ASSIGNMENT
Starting with the first line of the data that follows, transcribe every line verbatim until the line containing "if (tn > 65535)" has been transcribed.

DATA FOR THE TASK

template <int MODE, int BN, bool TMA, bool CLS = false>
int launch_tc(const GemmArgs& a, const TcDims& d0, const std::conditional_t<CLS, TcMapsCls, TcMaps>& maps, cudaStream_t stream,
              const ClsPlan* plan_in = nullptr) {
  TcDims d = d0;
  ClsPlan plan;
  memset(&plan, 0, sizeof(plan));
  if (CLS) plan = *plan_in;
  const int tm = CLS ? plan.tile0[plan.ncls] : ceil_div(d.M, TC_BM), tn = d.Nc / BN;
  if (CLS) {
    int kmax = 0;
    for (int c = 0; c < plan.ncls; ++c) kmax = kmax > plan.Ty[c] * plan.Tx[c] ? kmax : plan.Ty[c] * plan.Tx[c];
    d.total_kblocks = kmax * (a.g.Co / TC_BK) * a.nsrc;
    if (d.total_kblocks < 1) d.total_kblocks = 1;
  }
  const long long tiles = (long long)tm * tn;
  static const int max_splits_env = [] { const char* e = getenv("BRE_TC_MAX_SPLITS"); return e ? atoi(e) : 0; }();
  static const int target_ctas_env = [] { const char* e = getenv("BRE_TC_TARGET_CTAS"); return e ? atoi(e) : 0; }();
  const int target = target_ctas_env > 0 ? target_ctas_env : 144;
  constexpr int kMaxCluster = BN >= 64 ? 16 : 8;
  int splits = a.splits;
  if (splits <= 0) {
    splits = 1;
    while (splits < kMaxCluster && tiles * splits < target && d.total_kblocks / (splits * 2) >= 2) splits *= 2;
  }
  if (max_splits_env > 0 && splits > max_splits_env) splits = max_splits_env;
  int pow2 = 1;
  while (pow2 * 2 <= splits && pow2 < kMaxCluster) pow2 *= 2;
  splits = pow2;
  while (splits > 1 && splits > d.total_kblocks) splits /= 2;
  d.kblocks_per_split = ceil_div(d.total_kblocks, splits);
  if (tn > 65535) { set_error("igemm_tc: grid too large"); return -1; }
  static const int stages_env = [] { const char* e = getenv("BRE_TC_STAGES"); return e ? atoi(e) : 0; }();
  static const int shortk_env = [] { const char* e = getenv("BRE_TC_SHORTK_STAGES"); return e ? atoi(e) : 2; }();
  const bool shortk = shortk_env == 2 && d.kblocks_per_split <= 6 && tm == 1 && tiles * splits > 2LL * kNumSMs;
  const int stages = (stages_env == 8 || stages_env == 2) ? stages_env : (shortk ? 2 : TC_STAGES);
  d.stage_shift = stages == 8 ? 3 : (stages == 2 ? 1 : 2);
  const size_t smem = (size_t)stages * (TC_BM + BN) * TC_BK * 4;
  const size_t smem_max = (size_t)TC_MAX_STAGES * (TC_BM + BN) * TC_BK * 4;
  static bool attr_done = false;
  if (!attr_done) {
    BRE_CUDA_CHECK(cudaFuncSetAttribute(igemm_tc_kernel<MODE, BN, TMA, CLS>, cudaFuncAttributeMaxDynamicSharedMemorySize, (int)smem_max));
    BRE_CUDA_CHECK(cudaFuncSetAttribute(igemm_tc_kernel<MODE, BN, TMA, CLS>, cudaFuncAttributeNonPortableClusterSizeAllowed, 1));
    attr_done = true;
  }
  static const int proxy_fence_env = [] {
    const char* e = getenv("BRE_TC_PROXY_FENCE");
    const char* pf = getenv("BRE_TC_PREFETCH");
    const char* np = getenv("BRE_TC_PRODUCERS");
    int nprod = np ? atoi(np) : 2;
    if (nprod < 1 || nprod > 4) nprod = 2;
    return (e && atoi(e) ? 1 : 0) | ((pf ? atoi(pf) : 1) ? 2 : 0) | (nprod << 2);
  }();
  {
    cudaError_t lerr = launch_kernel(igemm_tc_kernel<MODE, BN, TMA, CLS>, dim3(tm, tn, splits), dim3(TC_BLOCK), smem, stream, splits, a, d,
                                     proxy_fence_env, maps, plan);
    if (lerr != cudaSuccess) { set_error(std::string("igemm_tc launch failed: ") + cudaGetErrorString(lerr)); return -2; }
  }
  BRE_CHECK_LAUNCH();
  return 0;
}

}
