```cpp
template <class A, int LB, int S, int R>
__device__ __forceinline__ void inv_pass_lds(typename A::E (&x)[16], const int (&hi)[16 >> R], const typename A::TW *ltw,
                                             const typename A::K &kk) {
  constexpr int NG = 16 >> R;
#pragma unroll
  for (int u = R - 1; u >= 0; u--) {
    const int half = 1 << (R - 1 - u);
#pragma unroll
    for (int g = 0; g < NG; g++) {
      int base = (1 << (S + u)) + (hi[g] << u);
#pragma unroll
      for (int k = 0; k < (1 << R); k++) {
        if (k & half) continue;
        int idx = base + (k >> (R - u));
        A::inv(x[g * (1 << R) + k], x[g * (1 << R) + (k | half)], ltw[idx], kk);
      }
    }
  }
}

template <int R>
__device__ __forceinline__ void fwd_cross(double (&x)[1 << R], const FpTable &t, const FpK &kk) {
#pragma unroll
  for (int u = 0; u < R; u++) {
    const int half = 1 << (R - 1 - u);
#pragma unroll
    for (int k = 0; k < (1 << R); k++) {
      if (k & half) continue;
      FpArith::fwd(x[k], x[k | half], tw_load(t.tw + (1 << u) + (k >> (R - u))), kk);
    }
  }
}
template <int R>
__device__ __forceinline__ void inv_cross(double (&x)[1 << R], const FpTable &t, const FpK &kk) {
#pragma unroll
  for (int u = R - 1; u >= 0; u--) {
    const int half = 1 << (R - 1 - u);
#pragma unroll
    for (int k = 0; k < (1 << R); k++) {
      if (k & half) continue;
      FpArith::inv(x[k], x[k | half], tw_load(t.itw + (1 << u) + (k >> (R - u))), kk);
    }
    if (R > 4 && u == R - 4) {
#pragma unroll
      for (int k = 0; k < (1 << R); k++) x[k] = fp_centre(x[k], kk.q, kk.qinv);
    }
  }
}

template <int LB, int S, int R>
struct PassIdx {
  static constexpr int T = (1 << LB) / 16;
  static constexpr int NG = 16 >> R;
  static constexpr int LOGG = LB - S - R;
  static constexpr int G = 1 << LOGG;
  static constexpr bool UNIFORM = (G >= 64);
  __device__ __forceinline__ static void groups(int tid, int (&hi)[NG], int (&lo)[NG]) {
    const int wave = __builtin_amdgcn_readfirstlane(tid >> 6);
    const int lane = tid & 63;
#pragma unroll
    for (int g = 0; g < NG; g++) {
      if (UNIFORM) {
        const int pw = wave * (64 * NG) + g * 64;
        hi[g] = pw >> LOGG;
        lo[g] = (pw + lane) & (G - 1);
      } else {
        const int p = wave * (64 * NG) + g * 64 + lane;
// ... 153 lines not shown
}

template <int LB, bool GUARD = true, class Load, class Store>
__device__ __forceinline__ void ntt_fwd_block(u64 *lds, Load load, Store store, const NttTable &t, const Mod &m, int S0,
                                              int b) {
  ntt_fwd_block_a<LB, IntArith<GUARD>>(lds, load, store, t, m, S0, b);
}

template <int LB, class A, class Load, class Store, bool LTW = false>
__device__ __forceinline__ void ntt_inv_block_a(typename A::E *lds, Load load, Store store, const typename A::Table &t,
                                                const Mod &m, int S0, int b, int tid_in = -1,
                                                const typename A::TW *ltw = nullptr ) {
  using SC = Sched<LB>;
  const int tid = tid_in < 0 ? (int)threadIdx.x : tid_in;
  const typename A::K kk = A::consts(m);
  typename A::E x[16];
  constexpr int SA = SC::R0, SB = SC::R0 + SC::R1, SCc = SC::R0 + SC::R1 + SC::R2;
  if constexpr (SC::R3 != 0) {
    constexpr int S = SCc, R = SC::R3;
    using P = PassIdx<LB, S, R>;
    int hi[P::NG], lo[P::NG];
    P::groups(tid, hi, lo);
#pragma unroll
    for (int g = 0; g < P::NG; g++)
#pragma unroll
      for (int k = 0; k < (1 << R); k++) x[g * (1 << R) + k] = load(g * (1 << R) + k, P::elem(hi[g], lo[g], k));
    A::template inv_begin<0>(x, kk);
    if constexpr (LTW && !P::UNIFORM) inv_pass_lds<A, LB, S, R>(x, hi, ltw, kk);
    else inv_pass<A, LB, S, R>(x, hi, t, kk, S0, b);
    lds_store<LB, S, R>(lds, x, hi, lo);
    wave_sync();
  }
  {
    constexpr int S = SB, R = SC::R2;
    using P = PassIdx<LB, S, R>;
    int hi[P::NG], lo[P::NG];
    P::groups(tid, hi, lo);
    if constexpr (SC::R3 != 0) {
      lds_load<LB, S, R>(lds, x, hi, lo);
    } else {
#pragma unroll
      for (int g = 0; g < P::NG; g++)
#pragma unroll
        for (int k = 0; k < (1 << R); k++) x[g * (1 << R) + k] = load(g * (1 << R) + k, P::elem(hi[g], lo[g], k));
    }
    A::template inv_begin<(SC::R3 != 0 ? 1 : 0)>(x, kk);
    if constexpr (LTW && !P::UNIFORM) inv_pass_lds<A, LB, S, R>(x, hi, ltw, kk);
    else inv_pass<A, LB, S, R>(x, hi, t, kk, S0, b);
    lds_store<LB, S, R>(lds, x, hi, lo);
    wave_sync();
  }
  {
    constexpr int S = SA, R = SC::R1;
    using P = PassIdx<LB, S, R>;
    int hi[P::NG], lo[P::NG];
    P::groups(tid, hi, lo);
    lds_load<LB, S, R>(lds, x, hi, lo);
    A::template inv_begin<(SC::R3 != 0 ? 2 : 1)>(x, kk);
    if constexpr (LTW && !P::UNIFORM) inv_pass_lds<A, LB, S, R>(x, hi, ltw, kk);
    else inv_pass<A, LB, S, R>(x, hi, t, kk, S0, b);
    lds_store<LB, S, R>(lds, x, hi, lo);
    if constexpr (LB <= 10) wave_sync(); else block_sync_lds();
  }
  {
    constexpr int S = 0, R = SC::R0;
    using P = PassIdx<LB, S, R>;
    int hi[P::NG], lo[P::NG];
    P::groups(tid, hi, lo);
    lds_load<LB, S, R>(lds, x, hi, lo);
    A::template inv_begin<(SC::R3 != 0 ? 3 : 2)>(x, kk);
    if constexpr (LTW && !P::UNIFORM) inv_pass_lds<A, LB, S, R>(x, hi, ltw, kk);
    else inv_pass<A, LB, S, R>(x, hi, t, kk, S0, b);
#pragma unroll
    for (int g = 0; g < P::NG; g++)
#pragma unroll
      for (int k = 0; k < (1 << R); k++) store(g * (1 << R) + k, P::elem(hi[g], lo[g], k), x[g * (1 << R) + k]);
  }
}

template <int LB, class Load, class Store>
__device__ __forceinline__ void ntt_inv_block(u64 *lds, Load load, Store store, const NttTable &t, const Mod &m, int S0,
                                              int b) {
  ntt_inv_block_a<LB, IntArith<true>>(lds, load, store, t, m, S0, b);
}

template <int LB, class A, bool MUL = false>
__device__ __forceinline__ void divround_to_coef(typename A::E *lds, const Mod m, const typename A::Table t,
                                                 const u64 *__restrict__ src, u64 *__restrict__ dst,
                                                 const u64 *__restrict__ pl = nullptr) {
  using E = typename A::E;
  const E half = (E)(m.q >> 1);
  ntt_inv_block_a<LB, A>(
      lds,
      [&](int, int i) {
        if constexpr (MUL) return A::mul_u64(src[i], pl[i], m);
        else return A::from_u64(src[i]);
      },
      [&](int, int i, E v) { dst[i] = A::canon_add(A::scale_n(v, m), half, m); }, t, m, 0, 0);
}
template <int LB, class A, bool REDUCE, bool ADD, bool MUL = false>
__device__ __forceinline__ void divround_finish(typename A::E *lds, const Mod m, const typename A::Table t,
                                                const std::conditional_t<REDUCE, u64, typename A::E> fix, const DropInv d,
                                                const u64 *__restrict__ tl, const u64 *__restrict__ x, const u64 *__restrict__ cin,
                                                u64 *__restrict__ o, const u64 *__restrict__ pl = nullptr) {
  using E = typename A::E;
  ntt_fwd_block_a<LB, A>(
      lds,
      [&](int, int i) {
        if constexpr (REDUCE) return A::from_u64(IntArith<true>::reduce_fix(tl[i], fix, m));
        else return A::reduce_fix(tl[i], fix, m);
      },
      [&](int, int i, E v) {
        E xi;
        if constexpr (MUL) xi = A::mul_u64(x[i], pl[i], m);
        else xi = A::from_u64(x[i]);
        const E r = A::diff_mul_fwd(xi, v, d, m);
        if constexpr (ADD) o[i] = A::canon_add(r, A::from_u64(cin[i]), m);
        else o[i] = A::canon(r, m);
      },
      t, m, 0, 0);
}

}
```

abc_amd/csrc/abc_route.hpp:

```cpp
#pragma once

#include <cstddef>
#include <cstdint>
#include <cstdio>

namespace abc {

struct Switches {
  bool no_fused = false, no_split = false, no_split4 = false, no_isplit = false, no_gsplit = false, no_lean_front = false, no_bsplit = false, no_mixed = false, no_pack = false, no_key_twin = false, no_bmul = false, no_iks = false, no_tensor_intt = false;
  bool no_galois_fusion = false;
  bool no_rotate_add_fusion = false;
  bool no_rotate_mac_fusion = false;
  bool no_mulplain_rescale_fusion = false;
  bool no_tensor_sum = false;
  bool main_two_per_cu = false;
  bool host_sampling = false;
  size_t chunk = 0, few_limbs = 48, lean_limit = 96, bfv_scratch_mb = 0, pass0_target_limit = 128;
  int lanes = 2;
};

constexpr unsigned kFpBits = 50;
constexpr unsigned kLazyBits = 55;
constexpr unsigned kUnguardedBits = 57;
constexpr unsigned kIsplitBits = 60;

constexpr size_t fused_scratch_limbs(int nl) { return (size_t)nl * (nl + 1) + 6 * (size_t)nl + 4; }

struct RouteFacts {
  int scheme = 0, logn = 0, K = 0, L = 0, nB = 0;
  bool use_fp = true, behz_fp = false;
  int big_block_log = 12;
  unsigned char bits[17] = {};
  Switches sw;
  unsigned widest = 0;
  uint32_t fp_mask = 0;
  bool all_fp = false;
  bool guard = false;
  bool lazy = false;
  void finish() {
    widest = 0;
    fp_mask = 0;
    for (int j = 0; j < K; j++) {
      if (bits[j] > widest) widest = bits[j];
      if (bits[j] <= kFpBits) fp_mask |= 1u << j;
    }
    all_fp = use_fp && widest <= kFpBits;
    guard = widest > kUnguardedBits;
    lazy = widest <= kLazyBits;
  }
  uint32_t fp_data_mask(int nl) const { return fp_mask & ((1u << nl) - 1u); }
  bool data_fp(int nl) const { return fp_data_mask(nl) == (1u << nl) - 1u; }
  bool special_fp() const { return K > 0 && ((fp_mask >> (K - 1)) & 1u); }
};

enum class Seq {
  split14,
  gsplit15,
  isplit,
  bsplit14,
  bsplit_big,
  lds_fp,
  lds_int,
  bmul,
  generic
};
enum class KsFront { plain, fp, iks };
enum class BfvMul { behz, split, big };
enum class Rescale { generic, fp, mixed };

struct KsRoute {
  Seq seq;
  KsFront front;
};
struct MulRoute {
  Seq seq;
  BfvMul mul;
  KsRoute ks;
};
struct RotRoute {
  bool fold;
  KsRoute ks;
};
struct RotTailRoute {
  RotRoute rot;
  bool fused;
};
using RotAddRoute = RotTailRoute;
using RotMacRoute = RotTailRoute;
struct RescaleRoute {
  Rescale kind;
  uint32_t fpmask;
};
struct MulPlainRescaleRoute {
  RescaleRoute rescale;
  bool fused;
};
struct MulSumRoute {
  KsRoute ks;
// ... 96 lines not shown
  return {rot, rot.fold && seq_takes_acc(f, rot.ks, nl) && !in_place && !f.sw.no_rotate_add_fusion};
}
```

TASK RESPONSE
template <int MODE, int BN, bool TMA, bool CLS = false>
int launch_tc(const GemmArgs& a, const TcDims& d0, const std::conditional_t<CLS, TcMapsCls, TcMaps>& maps, cudaStream_t stream,
              const ClsPlan* plan_in = nullptr) {
  TcDims d = d0;
  ClsPlan plan;
  memset(&plan, 0, sizeof(plan));
  if (CLS) plan = *plan_in;
  const int tm = CLS ? plan.tile0[plan.ncls] : ceil_div(d.M, TC_BM), tn = d.Nc / BN;
  if (CLS) {
    int kmax = 0;
    for (int c = 0; c < plan.ncls; ++c) kmax = kmax > plan.Ty[c] * plan.Tx[c] ? kmax : plan.Ty[c] * plan.Tx[c];
    d.total_kblocks = kmax * (a.g.Co / TC_BK) * a.nsrc;
    if (d.total_kblocks < 1) d.total_kblocks = 1;
  }
  const long long tiles = (long long)tm * tn;
  static const int max_splits_env = [] { const char* e = getenv("BRE_TC_MAX_SPLITS"); return e ? atoi(e) : 0; }();
  static const int target_ctas_env = [] { const char* e = getenv("BRE_TC_TARGET_CTAS"); return e ? atoi(e) : 0; }();
  const int target = target_ctas_env > 0 ? target_ctas_env : 144;
  constexpr int kMaxCluster = BN >= 64 ? 16 : 8;
  int splits = a.splits;
  if (splits <= 0) {
    splits = 1;
    while (splits < kMaxCluster && tiles * splits < target && d.total_kblocks / (splits * 2) >= 2) splits *= 2;
  }
  if (max_splits_env > 0 && splits > max_splits_env) splits = max_splits_env;
  int pow2 = 1;
  while (pow2 * 2 <= splits && pow2 < kMaxCluster) pow2 *= 2;
  splits = pow2;
  while (splits > 1 && splits > d.total_kblocks) splits /= 2;
  d.kblocks_per_split = ceil_div(d.total_kblocks, splits);
  if (tn > 65535) { set_error("igemm_tc: grid too large"); return -1; }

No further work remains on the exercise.